How much faster can you go?

Wall-Clock Performance

In q, the execution of expressions is eager in right-to-left order. This implies that there are no more than 4 iterations through vectors of length $n$ for each iteration of the accumulation. So, the complexity is bounded by $O(nk)$.

I am running these tests using the 64bit version of q.
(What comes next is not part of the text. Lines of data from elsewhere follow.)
#define D6_SEG_STEP 60
#define D6_NSEG(h) ((h) <= 64 ? 1 : 1 + ((h) - 62 + D6_SEG_STEP - 1) / D6_SEG_STEP)
#ifdef DC6_STAMP
__device__ unsigned long long dc6_stamps[256 * 12 * 10];
#ifndef DC6_STAMP_CIN
#define DC6_STAMP_CIN 4
#endif
#define DC6_T(i) do { if constexpr (CIN == DC6_STAMP_CIN && !SEG) { const unsigned long long t_ = __builtin_amdgcn_s_memtime(); st[i] += t_ - t0; t0 = t_; } } while (0)
LIC360_API int lic360_dc6_stamps(unsigned long long *host_out, int clear) {
    if (host_out) HIP_TRY(hipMemcpyFromSymbol(host_out, HIP_SYMBOL(dc6_stamps), sizeof(dc6_stamps)));
    if (clear) { static unsigned long long z[256 * 12 * 10]; HIP_TRY(hipMemcpyToSymbol(HIP_SYMBOL(dc6_stamps), z, sizeof(z))); }
    return 0;
}
#else
#define DC6_T(i)
#endif
template <int CIN, int CLS, bool SEG, bool LAT = false, bool TAPE = false, bool LIST = false>
__device__ __forceinline__ void dc6_body(const Dc3Args &a, const Dc3Tape *tape, const uint4 *__restrict__ list, const int *__restrict__ lcnt, float *xs, float *comb,
                                         int (*trec)[16], int tid, int lane, int ps) {
    static_assert(!LIST || (TAPE && !SEG && !LAT), "list launches are throughput-mode launches of images of at most 64 rows");
    constexpr int XQ = D6_XQ(CIN), XFL = D6_XFL(CIN);
    static_assert(XQ <= C4_THREADS, "one quad slot per thread");
    constexpr int XPLANE = D6_ROWS * D6_COLS;
    const int H = a.H, W = a.W, G = a.ngroup, S = H + W - 1, HP = D3_HP(H);
    const int gs = a.gstep;
    constexpr int TCS = CIN == 1 ? 4 : 1;
    const long SKP = (long)D3_SP(H, W) * HP, tcs = 4 * SKP;
    f32x4 acc[NAcc<CIN>::value];
#ifdef DC6_STAMP
    unsigned long long st[10] = {0, 0, 0, 0, 0, 0, 0, 0, 0, 0}, t0 = __builtin_amdgcn_s_memtime();
    const unsigned long long t_entry = t0;
#endif
    const bool flat = gs == 1;
    const int xcd = flat ? 0 : blockIdx.x & 7, xstep = flat ? 1 : 8, wg_in_xcd = flat ? blockIdx.x : blockIdx.x >> 3;
    const int wgs_per_xcd = flat ? D6_GRID : (D6_GRID - xcd + 7) >> 3;
    auto nth_task = [&](int k) __attribute__((always_inline)) { return k * wgs_per_xcd + ((k & 1) ? wgs_per_xcd - 1 - wg_in_xcd : wg_in_xcd); };
    const int ns_x = flat ? a.N : (a.N - xcd + 7) >> 3;
    const int nseg = SEG ? a.nseg : 1;
    constexpr bool PACK = true;
    const bool pack_last = PACK && SEG && a.pack0 != 0;
    const int per_j = SEG ? ns_x * (nseg - 1) + (pack_last ? (ns_x + 1) >> 1 : ns_x) : 0;
    const int tape_c = TAPE ? a.tape_c : 0;
    const unsigned nw4[2] = {a.tape_nw4[0], a.tape_nw4[1]};
    auto blk_tasks = [&](int j) __attribute__((always_inline)) {
        return tape_c ? a.tape_n * (int)((nw4[(j >> 3) & 1] >> ((j & 7) * 4)) & 15u) : ns_x;
    };
    uint4 lrec = make_uint4(0u, 0u, 0u, 0u);
    if constexpr (LIST) {
        if (CLS == 0 && ps == 0) {
            int u = nth_task(lane);
            if (u > a.tape_total - 1) u = a.tape_total - 1;
            lrec = list[(long)xcd * a.tape_total + u];
        }
    }
    int n_my_ = 0;
    if constexpr (LIST) n_my_ = __builtin_amdgcn_readfirstlane(lcnt[xcd]);
    else if constexpr (SEG) n_my_ = per_j * a.n_gbv;
    else if (tape_c) n_my_ = a.tape_total;
    else n_my_ = ns_x * a.n_gbv;
    const int n_my = n_my_;
    int pk = -1, pq = 0;
    auto decode = [&](int u, int &g0, int &n, int &s0, int &seg, int &nb2, int &prb, int &packed) __attribute__((always_inline)) {
        nb2 = -1; prb = 0; packed = 0;
        if constexpr (LIST) {
            uint4 r;
            if (pk < 64) {
                r.x = (unsigned)__builtin_amdgcn_readlane((int)lrec.x, pk); r.y = (unsigned)__builtin_amdgcn_readlane((int)lrec.y, pk);
                r.z = (unsigned)__builtin_amdgcn_readlane((int)lrec.z, pk); r.w = (unsigned)__builtin_amdgcn_readlane((int)lrec.w, pk);
            } else r = list[(long)xcd * a.tape_total + u];
            g0 = (int)(r.x & 127u);
            n = (int)(r.x >> 10);
            s0 = a.psum - g0;
            seg = 0;
            if ((r.x >> 7) & 7u) { seg = (int)(r.y & 0x3fffffu); nb2 = (int)r.z; prb = (int)r.w; packed = 4; }
            packed |= (int)((r.y >> 22) & 7u) << 4;
        } else if constexpr (!SEG) {
            int j = 0, rem = u;
            for (; j < a.n_gbv - 1 && rem >= blk_tasks(j); ++j) rem -= blk_tasks(j);
            g0 = (a.n_gb - 1 - j) * gs;
            s0 = a.psum - g0;
            seg = 0;
// ... 100 lines not shown
                }
                t_off = cov ? offA + sh : 0u;
                t_off0 = cov ? offA0 + sh : 0u;
            } else if (SEG && PACK && ipacked) {
                const bool hb = qc > 8;
                const unsigned shift = hb ? (unsigned)(((long)((inb >= 0 ? inb : n) % a.x_mod) - (long)(n % a.x_mod)) * G * CIN * SKP * 4 - 9 * 16) : 0u;
                t_off = offA + shift;
                t_off0 = offA0 + shift;
            } else {
                const int lo = is0 - (gs - 1) - W + 1 - irb, hi = (is0 < H - 1 ? is0 : H - 1) - irb;
                const bool col_ok = qc >= ((lo > 0 ? lo : 0) >> 2) && qc <= ((hi + 4) >> 2);
                t_off = col_ok ? offA : 0u;
                t_off0 = col_ok ? offA0 : 0u;
            }
        }
        const int gg = ig0 + ps < G ? ig0 + ps : G - 1;
        iwp = (const char *)(a.packed + (((long)(n / a.npb) * G + gg) * a.wblk) * 1024);
    };
    if (!ivalid) return;
    issue_setup();
    const long tcs_b = tcs * 4;
    constexpr int WPSTEP = CIN == 4 ? 4096 : 8192;
    const char *px = ixn, *pw = iwp;
    auto issue_x2 = [&](f32x4 &ra, f32x4 &rb, int &tc0) __attribute__((always_inline)) -> const char * {
        const char *pwr = pw;
        tc0 = itc;
        unsigned oa, ob;
        if constexpr (CIN == 4) {
            oa = rowA < irl - itc ? t_off : t_off0;
            ob = rowA < irl - itc - 1 ? t_off : t_off0;
        } else {
            const int ta = itc + tcoA, tb = ta + TCS;
            oa = rowA < irl - ta ? t_off : t_off0;
            ob = rowA < irl - tb ? t_off : t_off0;
            if (ta >= G) oa = offP0;
            if (tb >= G) ob = offP0;
        }
        ra = *(const f32x4 *)(px + oa);
        rb = *(const f32x4 *)(px + (itc + TCS < G ? tcs_b : 0) + ob);
        if (ivalid) {
            px += 2 * tcs_b;
            pw += WPSTEP;
            itc += 2 * TCS;
            if (itc >= iL) {
                itc = 0;
                ++iq;
                ivalid = rec(iq, 0) != 0;
                if (ivalid) { issue_setup(); px = ixn; pw = iwp; }
                else { px -= 2 * tcs_b; pw -= WPSTEP; itc = tc0; }
            }
        }
        return pwr;
    };
    auto issue_w2 = [&](const char *p, int tc0, W8 &w) __attribute__((always_inline)) {
        (void)tc0;
        const f32x4 v = *(const f32x4 *)(p + offW);
        w.a0 = v[0]; w.a1 = v[1];
        if constexpr (CIN == 4) { w.b0 = v[2]; w.b1 = v[3]; }
        else {
            const f32x4 u = *(const f32x4 *)(p + offW + 4096);
            w.a2 = v[2]; w.a3 = v[3];
            w.b0 = u[0]; w.b1 = u[1]; w.b2 = u[2]; w.b3 = u[3];
        }
    };
    constexpr bool MIDST = D6_STAGE_AT_END == 0 || CIN == 1 || LAT || LIST;
    constexpr int NB = D6_NB, NBUF = 2 * D6_NB;
    static_assert(NB == 1 || NB == 2, "one or two double steps per barrier");
    f32x4 xa0 = {0.f, 0.f, 0.f, 0.f}, xb0 = xa0, xa1 = xa0, xb1 = xa0;
    W8 w0, w1;
    int tcw;
    { const char *p = issue_x2(xa0, xb0, tcw); issue_w2(p, tcw, w0); }
    { const char *p = issue_x2(xa1, xb1, tcw); issue_w2(p, tcw, w1); }
    if (hasA) { *(f32x4 *)ldsA = xa0; *(f32x4 *)(ldsA + XFL) = xb0; }
    int tcw_next, tcw_next2 = 0;
    const char *pw_next = issue_x2(xa0, xb0, tcw_next), *pw_next2 = nullptr;
    if constexpr (NB == 2) {
        if (hasA) { *(f32x4 *)(ldsA + 2 * XFL) = xa1; *(f32x4 *)(ldsA + 3 * XFL) = xb1; }
        pw_next2 = issue_x2(xa1, xb1, tcw_next2);
    }
    const f32x4 zero4 = {0.f, 0.f, 0.f, 0.f};
    int tq = 0, tc = 0, g0 = 0, n = 0, Lwg = 0, g = 0, s = 0, step = 0;
    bool glive = false, lane_ok = false;
    int n_lane = 0;
    float e_bias = 0.f, e_act = 0.f, e_res = 0.f;
    long e_oi = 0;
    const float *const act_p = a.act ? a.act : a.bias, *const res_p = a.residual ? a.residual : a.x;
    const float *const xl0 = xs + (C4_PS - 1 - ps) * D6_COLS + lane;
    auto task_setup = [&]() __attribute__((always_inline)) {
        g0 = rec(tq, 1); n = rec(tq, 2);
        const int s0 = rec(tq, 3), seg = rec(tq, 4), nb2 = rec(tq, 5), prb = rec(tq, 6);
        const int pk7 = rec(tq, 7), packed = pk7 & 15;
        Lwg = steps_of(g0);
        g = g0 + ps;
        s = s0 - ps;
        const int rb = packed == 4 ? 0 : ((SEG && !packed) ? D6_SEG_STEP * seg : prb);
        int row = rb + lane;
        n_lane = n;
        bool half_ok = true;
        if (TAPE && packed == 4) {
            half_ok = false;
            row = 0;
#pragma unroll
            for (int wi = 0; wi < 3; ++wi) {
                const unsigned wd = (unsigned)(wi == 0 ? seg : (wi == 1 ? nb2 : prb));
                const int k = wd & 7, slo = (wd >> 3) & 63, shi = (wd >> 9) & 63, a0 = (wd >> 15) & 63;
                if ((wd >> 21) != 0 && lane >= a0 && lane <= a0 + (shi - slo)) { half_ok = true; row = slo + lane - a0; n_lane = n + 8 * k; }
            }
        } else if (SEG && PACK && packed) {
            if (lane >= 36) { row = rb + lane - 36; n_lane = nb2 >= 0 ? nb2 : n; half_ok = nb2 >= 0; }
            else half_ok = lane < 28;
        }
        int sc;
        {
            int lo = s >= W ? s - W + 1 : 0, hi = s < H ? s : H - 1;
            const int segx = packed == 4 ? 0 : seg;
            if (lo < seg_lo(segx)) lo = seg_lo(segx);
            if (hi > seg_hi(segx)) hi = seg_hi(segx);
            glive = g < G && ps < gs && s >= 0 && s < S && lo <= hi && ((pk7 >> (4 + ps)) & 1) != 0;
            lane_ok = glive && half_ok && row >= lo && row <= hi;
            sc = s < 0 ? 0 : (s >= S ? S - 1 : s);
        }
#pragma unroll
        for (int i = 0; i < NAcc<CIN>::value; ++i) acc[i] = zero4;
        tc = 0;
        const int nout = G * a.cout, gc = g < G ? g : G - 1;
        const int o = gc * a.cout + (CLS < a.cout ? CLS : a.cout - 1), bid = (n / a.npb) * nout + o;
        e_oi = ((long)n_lane * nout + o) * SKP + (long)(sc + D3_S0) * HP + row + D3_C0;
        e_bias = a.bias[bid];
        e_act = act_p[bid];
        e_res = res_p[a.residual ? e_oi : 0];
    };
    auto epilogue = [&]() __attribute__((always_inline)) {
        conv6_align<CIN, CLS>(acc);
        const f32x4 part = tree4_eval<CIN, CLS>(acc);
        float *const cb = CIN == 1 ? comb + (tq & 1) * C4_COMB_FLOATS : comb;
#pragma unroll
        for (int r = 0; r < 4; ++r) cb[((ps * 4 + CLS) * 4 + r) * 64 + lane] = part[r];
        __syncthreads();
        const int r = CLS;
        if (lane_ok && r < a.cout) {
            const float f0 = cb[((ps * 4 + 0) * 4 + r) * 64 + lane], f1 = cb[((ps * 4 + 1) * 4 + r) * 64 + lane];
            const float f2 = cb[((ps * 4 + 2) * 4 + r) * 64 + lane], f3 = cb[((ps * 4 + 3) * 4 + r) * 64 + lane];
            float sv = ((f0 + f2) + (f1 + f3)) + e_bias;
            if (a.act) { if (sv < 0) sv = sv * e_act; }
            if (a.residual) sv = sv + e_res;
            a.out[e_oi] = sv;
        }
    };
    task_setup();
#define DC6_SUB(H_, J_, W_)                                                                     \
    if constexpr ((J_) < TCS) {                                                                 \
        constexpr int k = (H_) * TCS + (J_);                                                    \
        const int dl = dlim - k;                     \
        if (dl > 0 && tc + k < Lwg) {                                                           \
            float r0[9];                                                                        \
            conv6_load<CIN, CLS, XPLANE>(r0, xl + (H_) * XFL + (J_) * XPLANE);                  \
            __builtin_amdgcn_sched_barrier(0);                                                  \
            const float wa = W_.template get<(H_), (CIN == 4 ? 0 : (J_))>(), wb = W_.template get<(H_), 1>(); \
            conv6_diags<CIN, CLS, 0, 3>(acc, r0, wa, wb);                                       \
            if (dl > 4) conv6_diags<CIN, CLS, 4, 5>(acc, r0, wa, wb);                           \
            if (dl > 6) conv6_diags<CIN, CLS, 6, 8>(acc, r0, wa, wb);                           \
        }                                                                                       \
    }
#define DC6_HALF(H_, W_) DC6_SUB(H_, 0, W_) DC6_SUB(H_, 1, W_) DC6_SUB(H_, 2, W_) DC6_SUB(H_, 3, W_)
#define D6_STAGE_WRITE(XA_, XB_)                                                                \
        if (hasA) {                                                                             \
            float *q = ldsA + ((step + NB) & (NBUF - 1)) * (2 * XFL);                           \
            *(f32x4 *)q = XA_;                                                                  \
            *(f32x4 *)(q + XFL) = XB_;                                                          \
        }
#define D6_STAGE_BLOCK(XA_, XB_)                                                                \
        D6_STAGE_WRITE(XA_, XB_)                                                                \
        DC6_T(8);                        \
        pw_new = issue_x2(XA_, XB_, tcw_new);                                                   \
        __builtin_amdgcn_sched_barrier(0);
#define D6_STAGE_MID(XA_, XB_) if constexpr (MIDST) { D6_STAGE_BLOCK(XA_, XB_) }
#define D6_STAGE_END(XA_, XB_) if constexpr (!MIDST) { D6_STAGE_BLOCK(XA_, XB_) }
#define DC6_SUBSTEP(XA_, XB_, W_)                                                               \
    {                                                                                           \
        if (tc >= Lwg) {                                                                        \
            epilogue();                                                                         \
            ++tq;                                                                               \
            if (producer) produce();               \
            if (rec(tq, 0)) task_setup();                                                       \
            else { done = true; glive = false; Lwg = 0x7fffffff; }                              \
            DC6_ST7                                                                             \
        }                                                                                       \
        DC6_T(0);                                                                               \
        if (NB == 1 || (step & 1) == 0) __syncthreads();                                        \
        DC6_T(1);                                                                               \
        const int dlim = glive ? g + 4 + a.hidden - tc : 0;                                     \
        const float *xl = xl0 + (step & (NBUF - 1)) * (2 * XFL);                                \
        int tcw_new = 0;                                                                        \
        const char *pw_new = nullptr;                                                           \
        DC6_HALF(0, W_)                                                                         \
        DC6_T(2);                                                                               \
        D6_STAGE_MID(XA_, XB_)                                                                  \
        DC6_T(3);                                                                               \
        DC6_HALF(1, W_)                                                                         \
        D6_STAGE_END(XA_, XB_)                                                                  \
        DC6_T(4);                                                                               \
        issue_w2(pw_next, tcw_next, W_);                                                        \
        if constexpr (NB == 2) { pw_next = pw_next2; tcw_next = tcw_next2; pw_next2 = pw_new; tcw_next2 = tcw_new; } \
        else { pw_next = pw_new; tcw_next = tcw_new; }                                          \
        tc += 2 * TCS;                                                                          \
        ++step;                                                                                 \
        DC6_T(5);                                                                               \
        DC6_ST6                                                                                 \
    }
#ifdef DC6_STAMP
#define DC6_ST6 st[6] += 1;
#define DC6_ST7 st[7] += 1;
#else
#define DC6_ST6
#define DC6_ST7
#endif
    bool done = false;
    do {
        if constexpr (NB == 2) {
            DC6_SUBSTEP(xa0, xb0, w0)
            DC6_SUBSTEP(xa1, xb1, w1)
        } else {
            DC6_SUBSTEP(xa1, xb1, w0)
            DC6_SUBSTEP(xa0, xb0, w1)
        }
    } while (!done);
#ifdef DC6_STAMP
    if constexpr (CIN == DC6_STAMP_CIN && !SEG) {
        st[9] = __builtin_amdgcn_s_memtime() - t_entry;
        if (lane == 0) for (int i = 0; i < 10; ++i) dc6_stamps[((blockIdx.x & 255) * 12 + ps * 4 + CLS) * 10 + i] += st[i];
    }
#endif
#undef DC6_ST6
#undef DC6_ST7
#undef DC6_HALF
#undef DC6_SUB
#undef DC6_SUBSTEP
}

The 32 bit version was substantially slower -- perhaps compiler flags contributed?

Here are timings on my machine (in millis) as $k$ increases:

q)n:10000000            / init number of trade price ticks
q)pxs:90.0+(n?2001)%100 / init trades with uniform distribution [90.0,110.0]
q)\t oe[1;pxs]
234
q)\t oe[2;pxs]
315
q)\t oe[4;pxs]
582
q)\t oe[8;pxs]
1091
q)\t oe[16;pxs]
2156
q)\t oe[32;pxs]
4288
q)\t oe[64;pxs]
8502
q)\t oe[128;pxs]
17027

indicating the complexity is linear in $k$.

Here are timings on machine for fixed $k$ as $n$ increases:

q)\t oe[64;90.0+(1000000?2001)%100]
907
q)\t oe[64;90.0+(2000000?2001)%100]
1727
q)\t oe[64;90.0+(4000000?2001)%100]
3370
q)\t oe[64;90.0+(8000000?2001)%100]
6726
q)\t oe[64;90.0+(16000000?2001)%100]
14175
q)\t oe[64;90.0+(32000000?2001)%100]
28720

The running time also increases more or less linearly in $n$. As an aside, the last few test cases overflow the 32 bit version of q.

The first C implementation isn't in the right league (notice the missing 0):

$ gcc mp.c -o mp -lm -O3 -march=native -funroll-loops
$ /usr/bin/time -f %E ./mp 100000 1
20.000000
0:12.72

Now comparing to the second C implementation, we get these timings:

$ gcc mp2.c -o mp -lm -O3 -march=native -funroll-loops
$ /usr/bin/time -f %E ./mp 1000000 64
1280.000000
0:00.42
$ /usr/bin/time -f %E ./mp 2000000 64
1280.000000
0:00.82
$ /usr/bin/time -f %E ./mp 4000000 64
1280.000000
0:01.61
$ /usr/bin/time -f %E ./mp 8000000 64
1280.000000
0:03.24
$ /usr/bin/time -f %E ./mp 16000000 64
1280.000000
0:06.92
$ /usr/bin/time -f %E ./mp 32000000 64
1280.000000
0:14.41

which is already 2x faster than the q implementation.

The final C implementation was a huge improvement:

$ gcc mp3.c -o mp -lm -O3 -march=native -funroll-loops
$ /usr/bin/time -f %E ./mp 1000000 64
1280.000000
0:00.37
$ /usr/bin/time -f %E ./mp 2000000 64
1280.000000
0:00.71
$ /usr/bin/time -f %E ./mp 4000000 64
1280.000000
0:01.39
$ /usr/bin/time -f %E ./mp 8000000 64
1280.000000
0:02.78
$ /usr/bin/time -f %E ./mp 16000000 64
1280.000000
0:05.50
$ /usr/bin/time -f %E ./mp 32000000 64
1280.000000
0:11.01

which is to say this C implementation is, on my machine, almost 3x faster than what I came up with in q.